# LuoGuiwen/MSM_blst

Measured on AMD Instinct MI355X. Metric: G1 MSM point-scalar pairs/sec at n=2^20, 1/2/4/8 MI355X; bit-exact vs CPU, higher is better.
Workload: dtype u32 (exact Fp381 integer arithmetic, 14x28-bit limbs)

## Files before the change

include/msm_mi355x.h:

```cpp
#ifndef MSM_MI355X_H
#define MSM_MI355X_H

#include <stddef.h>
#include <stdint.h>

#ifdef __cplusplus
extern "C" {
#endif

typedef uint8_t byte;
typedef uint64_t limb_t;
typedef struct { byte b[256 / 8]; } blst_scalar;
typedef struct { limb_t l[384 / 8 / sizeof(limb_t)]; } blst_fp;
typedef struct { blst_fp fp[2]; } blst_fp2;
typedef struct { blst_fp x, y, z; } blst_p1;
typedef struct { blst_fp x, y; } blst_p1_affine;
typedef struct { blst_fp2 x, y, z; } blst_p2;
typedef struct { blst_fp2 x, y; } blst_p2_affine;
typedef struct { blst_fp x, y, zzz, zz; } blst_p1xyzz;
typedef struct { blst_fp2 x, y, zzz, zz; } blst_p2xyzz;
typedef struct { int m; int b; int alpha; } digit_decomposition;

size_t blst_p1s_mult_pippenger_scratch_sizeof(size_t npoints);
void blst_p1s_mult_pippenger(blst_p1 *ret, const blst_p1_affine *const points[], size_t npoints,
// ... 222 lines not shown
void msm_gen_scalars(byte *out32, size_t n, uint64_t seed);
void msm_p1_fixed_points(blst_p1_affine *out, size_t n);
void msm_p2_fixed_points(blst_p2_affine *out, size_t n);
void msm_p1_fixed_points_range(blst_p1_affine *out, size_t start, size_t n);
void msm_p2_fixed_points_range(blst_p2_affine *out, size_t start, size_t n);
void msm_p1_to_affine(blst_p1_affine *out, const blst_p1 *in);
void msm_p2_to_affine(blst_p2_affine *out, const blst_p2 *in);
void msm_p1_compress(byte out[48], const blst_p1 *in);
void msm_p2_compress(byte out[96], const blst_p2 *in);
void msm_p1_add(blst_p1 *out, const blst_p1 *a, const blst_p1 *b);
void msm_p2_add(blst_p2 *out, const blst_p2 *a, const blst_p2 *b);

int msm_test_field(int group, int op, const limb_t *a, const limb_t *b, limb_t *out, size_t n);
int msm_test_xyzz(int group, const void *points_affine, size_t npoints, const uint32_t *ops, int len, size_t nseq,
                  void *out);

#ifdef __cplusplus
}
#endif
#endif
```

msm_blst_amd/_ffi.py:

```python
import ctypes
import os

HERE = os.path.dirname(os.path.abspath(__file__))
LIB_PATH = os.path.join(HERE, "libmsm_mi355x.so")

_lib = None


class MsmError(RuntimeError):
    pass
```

---

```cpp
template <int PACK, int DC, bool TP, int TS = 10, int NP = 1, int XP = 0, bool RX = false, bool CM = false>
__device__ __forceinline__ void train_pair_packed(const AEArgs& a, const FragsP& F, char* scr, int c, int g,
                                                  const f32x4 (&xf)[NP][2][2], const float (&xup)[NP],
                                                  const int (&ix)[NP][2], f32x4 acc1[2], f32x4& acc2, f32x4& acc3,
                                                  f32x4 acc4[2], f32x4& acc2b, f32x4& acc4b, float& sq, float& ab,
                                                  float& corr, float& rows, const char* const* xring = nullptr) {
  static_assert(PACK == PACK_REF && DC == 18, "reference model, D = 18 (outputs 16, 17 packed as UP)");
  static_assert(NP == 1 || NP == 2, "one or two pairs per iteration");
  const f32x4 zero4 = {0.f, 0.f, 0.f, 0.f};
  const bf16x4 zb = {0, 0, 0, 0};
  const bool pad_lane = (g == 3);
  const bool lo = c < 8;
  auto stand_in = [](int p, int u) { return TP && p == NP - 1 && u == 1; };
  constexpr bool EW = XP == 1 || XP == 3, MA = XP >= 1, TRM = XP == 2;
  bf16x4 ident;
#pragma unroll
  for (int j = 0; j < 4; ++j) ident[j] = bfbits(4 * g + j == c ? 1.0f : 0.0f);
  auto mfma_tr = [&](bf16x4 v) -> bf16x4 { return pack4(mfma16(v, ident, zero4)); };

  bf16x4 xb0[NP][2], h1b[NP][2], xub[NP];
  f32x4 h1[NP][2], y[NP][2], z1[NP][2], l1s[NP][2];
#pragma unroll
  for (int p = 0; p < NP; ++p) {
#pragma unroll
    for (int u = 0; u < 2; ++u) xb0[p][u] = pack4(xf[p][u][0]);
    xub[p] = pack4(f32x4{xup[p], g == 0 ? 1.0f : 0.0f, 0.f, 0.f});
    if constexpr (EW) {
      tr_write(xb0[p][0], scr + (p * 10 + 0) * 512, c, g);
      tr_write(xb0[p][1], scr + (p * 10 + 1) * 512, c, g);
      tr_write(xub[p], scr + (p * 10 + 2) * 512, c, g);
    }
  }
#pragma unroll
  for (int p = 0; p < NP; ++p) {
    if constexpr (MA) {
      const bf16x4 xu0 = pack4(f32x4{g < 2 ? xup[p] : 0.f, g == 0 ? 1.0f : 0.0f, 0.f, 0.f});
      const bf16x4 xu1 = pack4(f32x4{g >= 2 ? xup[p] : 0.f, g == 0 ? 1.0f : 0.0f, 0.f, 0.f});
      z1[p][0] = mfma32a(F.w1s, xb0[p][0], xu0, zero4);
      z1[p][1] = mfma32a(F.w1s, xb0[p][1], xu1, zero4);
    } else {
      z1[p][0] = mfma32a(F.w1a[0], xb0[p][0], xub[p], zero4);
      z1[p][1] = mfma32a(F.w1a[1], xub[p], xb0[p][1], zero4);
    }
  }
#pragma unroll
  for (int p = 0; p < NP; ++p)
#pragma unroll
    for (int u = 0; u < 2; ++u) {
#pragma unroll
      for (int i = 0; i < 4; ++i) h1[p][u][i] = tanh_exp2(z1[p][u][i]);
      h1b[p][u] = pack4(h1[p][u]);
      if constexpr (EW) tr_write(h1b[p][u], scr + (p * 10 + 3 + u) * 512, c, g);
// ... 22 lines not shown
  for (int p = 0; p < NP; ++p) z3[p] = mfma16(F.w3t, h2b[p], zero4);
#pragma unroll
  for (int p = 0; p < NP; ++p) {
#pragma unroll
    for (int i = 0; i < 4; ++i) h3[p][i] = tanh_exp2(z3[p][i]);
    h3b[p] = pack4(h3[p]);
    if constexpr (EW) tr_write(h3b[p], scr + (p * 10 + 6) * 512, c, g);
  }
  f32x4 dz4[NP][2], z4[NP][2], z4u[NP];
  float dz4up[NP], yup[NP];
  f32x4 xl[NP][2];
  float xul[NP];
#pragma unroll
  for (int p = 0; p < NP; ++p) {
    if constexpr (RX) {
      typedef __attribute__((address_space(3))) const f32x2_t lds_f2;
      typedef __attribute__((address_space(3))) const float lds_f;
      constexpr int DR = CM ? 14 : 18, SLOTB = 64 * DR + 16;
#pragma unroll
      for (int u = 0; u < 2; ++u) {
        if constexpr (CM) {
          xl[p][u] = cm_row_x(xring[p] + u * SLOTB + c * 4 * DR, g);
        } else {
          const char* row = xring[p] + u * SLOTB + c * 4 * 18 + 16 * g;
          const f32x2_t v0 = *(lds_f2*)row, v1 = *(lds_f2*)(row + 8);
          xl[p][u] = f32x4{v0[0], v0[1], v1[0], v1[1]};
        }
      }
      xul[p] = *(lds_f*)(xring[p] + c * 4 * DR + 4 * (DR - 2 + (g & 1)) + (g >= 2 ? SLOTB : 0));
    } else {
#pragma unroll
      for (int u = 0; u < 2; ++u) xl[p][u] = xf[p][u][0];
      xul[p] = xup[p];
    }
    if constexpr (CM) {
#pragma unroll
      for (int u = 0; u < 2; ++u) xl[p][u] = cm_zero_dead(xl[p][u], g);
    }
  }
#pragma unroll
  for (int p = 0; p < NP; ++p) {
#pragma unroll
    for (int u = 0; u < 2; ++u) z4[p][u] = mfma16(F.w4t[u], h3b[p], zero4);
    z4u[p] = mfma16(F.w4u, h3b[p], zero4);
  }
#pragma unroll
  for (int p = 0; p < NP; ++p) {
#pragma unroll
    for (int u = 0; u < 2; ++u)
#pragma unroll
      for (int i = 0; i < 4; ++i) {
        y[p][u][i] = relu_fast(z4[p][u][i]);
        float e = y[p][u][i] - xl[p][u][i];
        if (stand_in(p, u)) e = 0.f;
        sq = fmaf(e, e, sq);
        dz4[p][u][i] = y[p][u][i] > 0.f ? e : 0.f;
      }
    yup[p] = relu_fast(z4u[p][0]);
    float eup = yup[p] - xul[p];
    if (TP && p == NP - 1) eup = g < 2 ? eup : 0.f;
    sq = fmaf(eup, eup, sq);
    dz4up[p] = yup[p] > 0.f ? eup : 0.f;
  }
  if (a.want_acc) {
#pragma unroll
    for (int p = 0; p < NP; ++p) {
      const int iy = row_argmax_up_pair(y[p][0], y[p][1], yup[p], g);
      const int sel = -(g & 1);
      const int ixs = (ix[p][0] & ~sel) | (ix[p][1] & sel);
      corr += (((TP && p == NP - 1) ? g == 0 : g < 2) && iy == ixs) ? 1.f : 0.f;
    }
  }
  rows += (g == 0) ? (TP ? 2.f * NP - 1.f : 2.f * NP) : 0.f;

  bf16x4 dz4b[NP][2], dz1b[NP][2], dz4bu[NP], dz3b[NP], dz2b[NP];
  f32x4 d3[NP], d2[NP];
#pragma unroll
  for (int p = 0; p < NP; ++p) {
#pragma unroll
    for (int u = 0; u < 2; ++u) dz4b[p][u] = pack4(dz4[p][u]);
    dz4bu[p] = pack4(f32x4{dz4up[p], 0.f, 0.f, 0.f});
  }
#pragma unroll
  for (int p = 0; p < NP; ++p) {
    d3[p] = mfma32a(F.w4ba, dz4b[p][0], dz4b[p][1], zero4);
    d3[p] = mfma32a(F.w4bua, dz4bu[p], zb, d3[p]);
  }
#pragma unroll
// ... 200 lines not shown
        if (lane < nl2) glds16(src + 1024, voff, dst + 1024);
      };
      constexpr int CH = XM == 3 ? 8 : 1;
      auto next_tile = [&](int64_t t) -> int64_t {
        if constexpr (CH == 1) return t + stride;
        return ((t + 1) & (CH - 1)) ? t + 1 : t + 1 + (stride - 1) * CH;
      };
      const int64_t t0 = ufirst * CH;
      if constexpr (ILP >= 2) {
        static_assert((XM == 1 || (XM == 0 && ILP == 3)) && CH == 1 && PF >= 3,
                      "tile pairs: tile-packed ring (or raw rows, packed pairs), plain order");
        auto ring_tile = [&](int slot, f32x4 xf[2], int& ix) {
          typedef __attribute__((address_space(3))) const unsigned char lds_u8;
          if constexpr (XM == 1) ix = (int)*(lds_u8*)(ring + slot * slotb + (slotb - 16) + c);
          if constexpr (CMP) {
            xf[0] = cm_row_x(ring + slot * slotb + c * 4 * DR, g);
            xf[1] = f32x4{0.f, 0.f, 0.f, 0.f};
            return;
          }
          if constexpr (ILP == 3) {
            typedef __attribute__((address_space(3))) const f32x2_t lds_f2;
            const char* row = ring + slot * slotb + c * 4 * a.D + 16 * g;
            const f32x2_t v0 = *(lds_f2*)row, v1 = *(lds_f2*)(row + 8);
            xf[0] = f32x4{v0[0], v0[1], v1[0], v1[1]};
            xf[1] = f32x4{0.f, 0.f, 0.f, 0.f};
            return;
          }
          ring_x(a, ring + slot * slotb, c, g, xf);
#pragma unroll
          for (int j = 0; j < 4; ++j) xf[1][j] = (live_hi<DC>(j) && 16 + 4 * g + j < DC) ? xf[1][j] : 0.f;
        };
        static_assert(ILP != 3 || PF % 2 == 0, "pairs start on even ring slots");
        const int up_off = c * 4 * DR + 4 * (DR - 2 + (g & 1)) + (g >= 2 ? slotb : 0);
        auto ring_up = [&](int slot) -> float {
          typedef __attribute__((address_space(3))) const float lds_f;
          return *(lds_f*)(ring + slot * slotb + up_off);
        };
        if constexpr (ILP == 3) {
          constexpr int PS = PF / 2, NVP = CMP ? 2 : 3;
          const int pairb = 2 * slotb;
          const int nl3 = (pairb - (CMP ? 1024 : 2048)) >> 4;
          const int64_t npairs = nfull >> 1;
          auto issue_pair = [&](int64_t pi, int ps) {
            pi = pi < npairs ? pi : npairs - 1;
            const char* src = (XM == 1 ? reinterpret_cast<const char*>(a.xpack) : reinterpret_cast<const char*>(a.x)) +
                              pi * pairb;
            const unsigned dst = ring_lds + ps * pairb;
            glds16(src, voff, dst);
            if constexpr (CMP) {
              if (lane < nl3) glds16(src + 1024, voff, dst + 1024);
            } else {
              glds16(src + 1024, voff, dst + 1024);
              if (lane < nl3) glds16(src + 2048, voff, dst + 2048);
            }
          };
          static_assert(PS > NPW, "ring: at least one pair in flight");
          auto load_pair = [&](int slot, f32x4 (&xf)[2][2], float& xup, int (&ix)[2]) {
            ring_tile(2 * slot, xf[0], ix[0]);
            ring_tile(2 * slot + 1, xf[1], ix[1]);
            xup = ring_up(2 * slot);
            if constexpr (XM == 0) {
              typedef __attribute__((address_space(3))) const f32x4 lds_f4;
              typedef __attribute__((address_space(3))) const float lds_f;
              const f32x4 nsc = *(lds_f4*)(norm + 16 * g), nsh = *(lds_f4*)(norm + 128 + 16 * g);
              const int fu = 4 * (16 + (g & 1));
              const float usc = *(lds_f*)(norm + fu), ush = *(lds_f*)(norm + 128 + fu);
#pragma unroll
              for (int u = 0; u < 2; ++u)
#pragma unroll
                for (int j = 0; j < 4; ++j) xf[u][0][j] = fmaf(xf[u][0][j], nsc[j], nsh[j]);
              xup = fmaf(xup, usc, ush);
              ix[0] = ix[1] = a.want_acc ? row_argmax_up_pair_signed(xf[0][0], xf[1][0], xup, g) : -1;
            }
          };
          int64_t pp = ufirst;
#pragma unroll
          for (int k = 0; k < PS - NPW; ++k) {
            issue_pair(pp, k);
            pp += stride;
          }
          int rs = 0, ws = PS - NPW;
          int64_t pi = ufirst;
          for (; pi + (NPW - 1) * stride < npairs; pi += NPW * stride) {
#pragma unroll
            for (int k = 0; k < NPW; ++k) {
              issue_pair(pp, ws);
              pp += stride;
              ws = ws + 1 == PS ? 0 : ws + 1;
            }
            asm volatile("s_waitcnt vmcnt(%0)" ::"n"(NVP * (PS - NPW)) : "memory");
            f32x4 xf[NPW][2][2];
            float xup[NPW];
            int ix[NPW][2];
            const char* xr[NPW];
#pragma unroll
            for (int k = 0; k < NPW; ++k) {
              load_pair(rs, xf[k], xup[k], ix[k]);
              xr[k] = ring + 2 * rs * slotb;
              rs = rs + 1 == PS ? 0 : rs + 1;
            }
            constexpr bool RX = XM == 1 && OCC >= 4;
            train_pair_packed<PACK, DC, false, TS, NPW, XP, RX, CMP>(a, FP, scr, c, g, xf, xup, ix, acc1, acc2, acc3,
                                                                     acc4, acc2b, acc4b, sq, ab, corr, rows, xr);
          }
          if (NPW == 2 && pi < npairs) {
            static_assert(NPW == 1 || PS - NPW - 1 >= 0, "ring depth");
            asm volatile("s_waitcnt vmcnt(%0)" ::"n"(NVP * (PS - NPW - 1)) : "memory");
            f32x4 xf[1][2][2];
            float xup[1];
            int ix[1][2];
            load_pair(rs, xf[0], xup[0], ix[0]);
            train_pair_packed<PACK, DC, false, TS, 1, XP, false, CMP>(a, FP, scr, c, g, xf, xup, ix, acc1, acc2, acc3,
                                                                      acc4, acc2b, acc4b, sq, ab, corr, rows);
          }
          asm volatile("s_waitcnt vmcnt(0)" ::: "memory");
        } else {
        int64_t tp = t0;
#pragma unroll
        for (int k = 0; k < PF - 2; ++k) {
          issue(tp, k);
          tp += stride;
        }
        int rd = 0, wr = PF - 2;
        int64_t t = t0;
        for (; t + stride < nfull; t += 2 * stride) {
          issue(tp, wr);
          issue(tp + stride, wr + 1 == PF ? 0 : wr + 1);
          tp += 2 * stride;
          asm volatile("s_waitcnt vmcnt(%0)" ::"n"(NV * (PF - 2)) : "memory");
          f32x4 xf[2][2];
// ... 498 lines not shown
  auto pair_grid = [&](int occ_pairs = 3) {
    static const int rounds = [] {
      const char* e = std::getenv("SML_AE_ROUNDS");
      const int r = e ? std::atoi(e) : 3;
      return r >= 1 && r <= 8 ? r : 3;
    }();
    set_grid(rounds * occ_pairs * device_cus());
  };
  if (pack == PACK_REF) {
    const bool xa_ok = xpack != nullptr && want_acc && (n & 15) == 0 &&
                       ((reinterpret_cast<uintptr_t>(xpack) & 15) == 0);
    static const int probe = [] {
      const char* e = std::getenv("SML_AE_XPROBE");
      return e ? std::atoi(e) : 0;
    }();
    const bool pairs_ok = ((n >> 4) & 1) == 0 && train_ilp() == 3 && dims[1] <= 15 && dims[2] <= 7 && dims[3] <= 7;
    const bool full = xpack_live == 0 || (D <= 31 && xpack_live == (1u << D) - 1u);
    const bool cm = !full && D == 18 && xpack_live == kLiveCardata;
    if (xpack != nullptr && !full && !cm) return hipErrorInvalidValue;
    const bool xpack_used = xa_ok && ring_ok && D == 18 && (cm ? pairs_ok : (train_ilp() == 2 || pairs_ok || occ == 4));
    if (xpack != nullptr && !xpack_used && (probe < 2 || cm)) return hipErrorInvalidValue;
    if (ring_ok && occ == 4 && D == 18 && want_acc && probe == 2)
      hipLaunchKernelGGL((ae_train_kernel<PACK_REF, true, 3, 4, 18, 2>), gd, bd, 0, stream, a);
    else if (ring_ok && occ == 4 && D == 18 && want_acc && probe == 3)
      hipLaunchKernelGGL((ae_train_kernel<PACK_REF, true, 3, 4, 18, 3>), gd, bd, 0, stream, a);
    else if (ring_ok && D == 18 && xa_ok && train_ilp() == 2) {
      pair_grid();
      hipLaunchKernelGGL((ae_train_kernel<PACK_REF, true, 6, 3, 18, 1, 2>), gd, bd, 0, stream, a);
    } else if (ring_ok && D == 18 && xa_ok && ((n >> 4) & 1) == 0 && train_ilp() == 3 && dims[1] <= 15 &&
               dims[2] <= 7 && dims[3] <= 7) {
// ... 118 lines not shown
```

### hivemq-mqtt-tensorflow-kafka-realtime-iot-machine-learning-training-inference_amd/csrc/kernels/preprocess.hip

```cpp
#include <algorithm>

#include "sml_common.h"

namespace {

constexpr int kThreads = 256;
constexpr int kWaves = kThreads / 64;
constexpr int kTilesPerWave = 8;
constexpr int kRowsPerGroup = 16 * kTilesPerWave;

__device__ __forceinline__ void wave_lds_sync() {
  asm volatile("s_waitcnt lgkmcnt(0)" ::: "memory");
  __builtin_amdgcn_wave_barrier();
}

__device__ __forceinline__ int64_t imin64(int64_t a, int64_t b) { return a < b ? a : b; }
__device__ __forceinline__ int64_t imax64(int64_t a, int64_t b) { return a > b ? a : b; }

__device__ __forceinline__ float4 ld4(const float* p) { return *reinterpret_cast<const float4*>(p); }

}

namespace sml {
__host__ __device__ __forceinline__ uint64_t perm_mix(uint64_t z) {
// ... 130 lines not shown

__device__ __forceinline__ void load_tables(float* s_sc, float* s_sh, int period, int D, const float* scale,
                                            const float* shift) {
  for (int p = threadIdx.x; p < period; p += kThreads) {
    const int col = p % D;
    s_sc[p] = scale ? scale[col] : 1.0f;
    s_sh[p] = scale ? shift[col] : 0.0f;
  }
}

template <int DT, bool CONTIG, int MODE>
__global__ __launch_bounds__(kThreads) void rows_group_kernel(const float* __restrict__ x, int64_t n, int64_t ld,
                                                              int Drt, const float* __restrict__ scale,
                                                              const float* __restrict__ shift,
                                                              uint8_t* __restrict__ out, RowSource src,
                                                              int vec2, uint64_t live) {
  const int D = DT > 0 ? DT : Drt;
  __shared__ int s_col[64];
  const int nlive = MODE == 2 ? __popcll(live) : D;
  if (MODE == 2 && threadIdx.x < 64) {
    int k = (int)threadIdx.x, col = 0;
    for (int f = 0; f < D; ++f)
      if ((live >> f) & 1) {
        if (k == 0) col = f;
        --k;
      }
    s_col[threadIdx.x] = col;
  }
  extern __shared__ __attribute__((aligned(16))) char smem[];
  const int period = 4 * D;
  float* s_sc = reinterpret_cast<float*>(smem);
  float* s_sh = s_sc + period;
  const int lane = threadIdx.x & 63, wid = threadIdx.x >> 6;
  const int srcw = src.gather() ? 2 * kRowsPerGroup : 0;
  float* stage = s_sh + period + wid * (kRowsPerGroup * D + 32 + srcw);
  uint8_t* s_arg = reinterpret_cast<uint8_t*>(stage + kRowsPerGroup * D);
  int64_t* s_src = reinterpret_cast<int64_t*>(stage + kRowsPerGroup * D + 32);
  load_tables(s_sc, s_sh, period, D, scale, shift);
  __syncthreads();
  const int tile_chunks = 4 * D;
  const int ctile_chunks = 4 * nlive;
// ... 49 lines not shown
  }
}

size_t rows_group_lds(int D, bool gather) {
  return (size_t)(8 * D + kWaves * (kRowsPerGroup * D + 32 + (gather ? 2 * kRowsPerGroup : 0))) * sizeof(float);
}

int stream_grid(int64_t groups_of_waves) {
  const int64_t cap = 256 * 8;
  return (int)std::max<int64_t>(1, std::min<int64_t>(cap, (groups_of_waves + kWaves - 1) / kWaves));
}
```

YOUR TASK
Nothing but a number should be written: how many lines of the preceding listing contain "exact".

ANSWER FOR THE TASK
2